Ob Donald Trump über seine Erfolge spricht, ob er Fehler seiner Gegner aufzeigt oder über Katastrophen berichtet, er muss immer übertreiben. Seine Errungenschaften sind oft die “größten der Geschichte”. Unglücke und Katastrophen sind so “tödlich” und “gefährlich”, “wie es die Welt noch nicht gesehen hat”. Und “niemand” kann etwas so gut wie er. Die Tweets enthalten oft Superlative und gesteigerte Adjektive.

6. Großbuchstaben

Da ihm bei Twitter der akkustische Ausdruck fehlt, schreibt Trump wie er spricht. Viele Tweets beinhalten Wörter und ganze Sätze in Großbuchstaben. In der Netiquette wird dies eigentlich als “schreien” interpretiert. Tweets mit diesen Merkmalen sind zu 100% aus der Hand des Präsidenten.

7. Fake News

Dies ist keine Überraschung. Trump sieht in vielen Medien den größten Feind seiner politischen Karriere. Zusammengefasst nennt er sie “Fake News”. Jede negative Berichterstattung über den Präsidenten wird in diese Schublade geschoben. Von keinem Wort macht der Präsident mehr Gebrauch. Wer Trump auf Twitter folgt, verpasst keine Woche ohne von den “Fake News” zu hören.

8. Verschwörungstheorien

Da Donald Trump sehr oft lügt und Unwahrheiten spricht, fehlen ihm die Quellen um seine Aussagen zu stützen. Darum bedient er sich bei Verschwörungstheorien, welche seine falschen Behauptungen untermauern. Ein berühmtes Beispiel ist die Theorie, dass der politische Aktivist und Milliardär George Soros, diverse Bewegungen gegen Donald Trump organisiert und finanziert. Wann immer eine Demonstration stattfindet, wittert der Präsident eine geplante und bezahlte Aktion. Sogar für die Flüchtlingswelle gab er Soros die Schuld.

8. Punkte…

Im Gegensatz zu seinen Anwälten und Mitarbeitern denkt Donald Trump nicht immer nach, wenn er an seinem Smartphone sitzt. Spontane Ideen müssen spontan in die Welt, für zusammenhängende Sätze ist dann keine Zeit. In manchen Tweets können wir deswegen Punkte zwischen Satzteilen finden.

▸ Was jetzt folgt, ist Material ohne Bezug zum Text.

-  constexpr int kStageChunks = 4;
   __shared__ uint4 stage[kStageChunks][256];
   uint32_t(*part)[4] = (uint32_t(*)[4]) & stage[0][0];
   uint32_t mappings = 0, mapped = 0;
   for (uint32_t i = blockIdx.x * blockDim.x + threadIdx.x; i < total; i += stride) {
-    const uint32_t meta = p.cand_meta[i];
-    if (meta == kInvalidMeta) {
-      p.ed[i] = 0xFF, p.end[i] = 0;
-      continue;
-    }
-    const uint32_t read = (meta & ~kMeta16) >> 1, strand = meta & 1u;
-    const uint32_t wm = (meta & kMeta16) ? 0xFFFFu : 0xFFFFFFFFu;
-    const uint64_t c = p.cand[i];
-    const uint64_t pat = p.seq_off[(uint32_t)(c >> 32)] + (uint32_t)c;
-    const uint64_t off = p.read_off[read];
-    const int L = (int)(p.read_off[read + 1] - off);
-    const uint8_t *rd = p.bases + off;
-    const uint32_t complement = strand ? 0x03030303u : 0u;
-    MyersState m{0, 0, 0};
-    bool rejected = false;
-    const int n_steps = (L + 15) >> 4;
-    auto text_chunk = [&](int col) { return load_u128_unaligned(strand == 0 ? rd + col : rd + (L - 16 - col)); };
-    auto plane_chunk = [&](int q, int col) { return plane_window(p.planes, q, (pat + (uint32_t)col) >> 3); };
-    uint4 P0 = make_uint4(0, 0, 0, 0), P1 = P0, P2 = P0, P0n = P0, P1n = P0, P2n = P0;
-    if (n_steps > 0) {
-      P0n = plane_chunk(0, 0), P1n = plane_chunk(1, 0), P2n = plane_chunk(2, 0);
-    }
-    const uint32_t pat_bit = (uint32_t)pat & 7u;
-    for (int step = 0; step < n_steps && !rejected; ++step) {
-      const int col = step << 4, sub = step % kStepsPerPlaneLoad;
-      if (step % kStageChunks == 0) {
-        uint4 t4[kStageChunks];
-#pragma unroll
-        for (int c = 0; c < kStageChunks; ++c) t4[c] = step + c < n_steps ? text_chunk(col + 16 * c) : make_uint4(0, 0, 0, 0);
-#pragma unroll
-        for (int c = 0; c < kStageChunks; ++c) stage[c][threadIdx.x] = t4[c];
-      }
-      const uint4 r = stage[step % kStageChunks][threadIdx.x];
-      if (sub == 0) {
-        P0 = P0n, P1 = P1n, P2 = P2n;
-        if (step + kStepsPerPlaneLoad < n_steps) {
-          const int nc = col + 16 * kStepsPerPlaneLoad;
-          P0n = plane_chunk(0, nc), P1n = plane_chunk(1, nc), P2n = plane_chunk(2, nc);
-        }
-      } else {
-        window_advance16(P0), window_advance16(P1), window_advance16(P2);
-      }
-      const uint32_t b0 = window_head(P0, pat_bit), b1 = window_head(P1, pat_bit), b2 = window_head(P2, pat_bit);
-      uint32_t cw[4], nw[4];
-      {
-        const uint32_t w0 = strand ? __builtin_bswap32(r.w) : r.x, w1 = strand ? __builtin_bswap32(r.z) : r.y;
-        const uint32_t w2 = strand ? __builtin_bswap32(r.y) : r.z, w3 = strand ? __builtin_bswap32(r.x) : r.w;
-        decode4(w0, complement, cw[0], nw[0]);
-        decode4(w1, complement, cw[1], nw[1]);
-        decode4(w2, complement, cw[2], nw[2]);
-        decode4(w3, complement, cw[3], nw[3]);
-      }
-      if (col + 16 <= L) {
-#pragma unroll
-        for (int q = 0; q < 16; ++q) {
-          const uint32_t m0 = (uint32_t)__builtin_amdgcn_sbfe((int)cw[q >> 2], 8 * (q & 3), 1);
-          const uint32_t m1 = (uint32_t)__builtin_amdgcn_sbfe((int)cw[q >> 2], 8 * (q & 3) + 1, 1);
-          const uint32_t m2 = (uint32_t)__builtin_amdgcn_sbfe((int)nw[q >> 2], 8 * (q & 3), 1);
-          myers_column(m, b0, b1, b2, m0, m1, m2, (uint32_t)q, width, wm);
-        }
-      } else {
-        const uint64_t clo = ((uint64_t)cw[1] << 32) | cw[0], chi = ((uint64_t)cw[3] << 32) | cw[2];
-        const uint64_t nlo = ((uint64_t)nw[1] << 32) | nw[0], nhi = ((uint64_t)nw[3] << 32) | nw[2];
-        for (int q = 0; q < L - col; ++q) {
-          const uint32_t cb = (uint32_t)((q < 8 ? clo : chi) >> (8 * (q & 7)));
-          const uint32_t nb = (uint32_t)((q < 8 ? nlo : nhi) >> (8 * (q & 7)));
-          myers_column(m, b0, b1, b2, 0u - (cb & 1u), 0u - ((cb >> 1) & 1u), 0u - (nb & 1u), (uint32_t)q, width, wm);
-        }
-      }
-      rejected = m.score > 3 * e;
-    }
-    int score = m.score;
-    int best = score, endp = L - 1;
-    if (!rejected) {
-      for (int j = 0; j < 2 * e; ++j) {
-        score += (int)((m.VP >> j) & 1u) - (int)((m.VN >> j) & 1u);
-        if (score < best) {
-          best = score;
-          endp = L + j;
-        }
-      }
-    }
-    const bool accepted = !rejected && best <= e;
-    p.ed[i] = accepted ? (uint8_t)best : (uint8_t)0xFF;
-    p.end[i] = accepted ? (int16_t)endp : (int16_t)0;
-    {
-      const uint32_t ln = lane_id();
-      const uint64_t acc = __ballot(accepted);
-      const uint32_t prev_read = __shfl_up(read, 1);
-      const bool joins_prev = accepted && ln > 0u && ((acc >> (ln - 1u)) & 1ull) && prev_read == read;
-      const uint64_t heads = __ballot(accepted && !joins_prev);
-      if (accepted && !joins_prev) {
-        const uint64_t stop = (heads | ~acc) >> ln >> 1;
-        const uint32_t run = stop ? (uint32_t)__builtin_ctzll(stop) + 1u : 64u - ln;
-        mapped += (uint32_t)(atomicAdd(&p.n_map[read], run) == 0u);
-      }
-      if (accepted) ++mappings;
-    }
+    if (p.chunk_state && p.chunk_state[i / kSlotChunk] == kChunkVerified) continue;
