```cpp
extern int g_tn_variant;
extern int g_nt_korder;
extern int g_nt_persist;
extern int g_reserve_cus;
extern int g_nt_persist_conv;
extern int g_nt_de;
extern int g_grad_overwrite;
extern int g_attn_fused_bwd;
extern int g_tn_ring, g_tn_ungroup;
extern int g_gn_resident, g_gn_resident_form, g_gn_resident_min_slab;
int da_usable_cus(int cus);
static int g_nt_variant = 0;
static int g_nt_mfma32 = 0;
static int g_nt_splitk = 1;

static int g_nt_dispatch = 1;

static int pick_nt_variant_legacy(int M, int N, int K, int Cin, long ws_floats, int* splits) {
  *splits = 1;
  const long tm = (M + 255) / 256;
  if (N % 320 == 0 && tm * (N / 320) >= 160) return 12;
// ... 102 lines not shown
    return DA_OK;
  }
  if (key && !strcmp(key, "gemm_nt_stream_lw")) {
    if (value != 4 && value != 16) return DA_ERR_SHAPE;
    g_nt_stream_lw = value;
    return DA_OK;
  }
  if (key && !strcmp(key, "gemm_nt_stream")) {
    g_nt_stream = value;
    return DA_OK;
  }
  if (key && !strcmp(key, "gemm_nt_de")) {
    g_nt_de = value;
    return DA_OK;
  }
  if (key && !strcmp(key, "gemm_nt_persist_conv")) {
    g_nt_persist_conv = value;
    return DA_OK;
  }
  if (key && !strcmp(key, "gn_resident")) {
    if (value < 0) return DA_ERR_SHAPE;
    g_gn_resident = value;
    return DA_OK;
  }
  if (key && !strcmp(key, "gn_resident_min_slab")) {
    if (value < 0) return DA_ERR_SHAPE;
    g_gn_resident_min_slab = value;
    return DA_OK;
  }
  if (key && !strcmp(key, "gn_resident_form")) {
// ... 62 lines not shown
```

diffusion_amd/csrc/gemm_nt_v2.hip:

```cpp
#include "common.hpp"
#include "diffusion_amd.h"
#ifndef NT2_NT
#define NT2_NT 0
#endif
#if NT2_NT
#define NTST st8_nt
#else
#define NTST st8
#endif


#ifndef NT2_CT
#define NT2_CT 1
#endif

int g_nt_persist = -1;
int g_reserve_cus = 0;
int g_nt_persist_conv = 1;
int g_nt_de = 1;
int da_usable_cus(int cus) {
  int n = cus - g_reserve_cus;
  return n < 32 ? 32 : n;
}

// ... 12 lines not shown
  int ksize, mode;
  int out_fp32;
  float alpha;
  int tiles_m, tiles_n;
  int splits, ksteps_per_split;
  long slab_stride;
  bf16* G;
  long ldg;
  int inner;
  int total_blocks;
  FastDiv div_hw, div_w;
  FastDiv div_nblk, div_tn;
  int korder;
};

__device__ __attribute__((aligned(256))) unsigned char g_zero_page[256];

template <int BK>
DEVINL int swz_key(int row) { return BK == 64 ? ((row >> 1) & 7) : ((row >> 2) & 3); }
template <int BK>
DEVINL int swz2(int row, int chunk) { return row * (BK * 2) + ((chunk ^ swz_key<BK>(row)) << 4); }

DEVINL void lds_barrier() {
  asm volatile("s_waitcnt lgkmcnt(0)" ::: "memory");
  __builtin_amdgcn_s_barrier();
  asm volatile("" ::: "memory");
}

#ifdef DA_STAMPS
__device__ unsigned long long* g_stamp_buf;
// ... 2 lines not shown
    if (threadIdx.x == 0 && g_stamp_buf) g_stamp_buf[(long)vblock * 16 + (i)] = __builtin_amdgcn_s_memtime(); \
  } while (0)
extern "C" int da_debug_set_stamps(void* buf) {
  return hipMemcpyToSymbol(HIP_SYMBOL(g_stamp_buf), &buf, sizeof(buf)) == hipSuccess ? 0 : -1;
}
#else
#define STAMP(i) do {} while (0)
#endif
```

9. Fazit mit Ausrufezeichen

Wenn Trump auf Twitter über komplexe politische Themen redet, dann fügt er gern eine kurze präzise Schlussfolgerung oder Aufforderung an. Erkennbar ist diese auch an dem obligatorischen Ausrufezeichen. Beispiele sind hier: “Damit ist Schluss!”, “Jetzt nicht mehr!”, “Muss geändert werden!” oder “Totaler Betrug!”.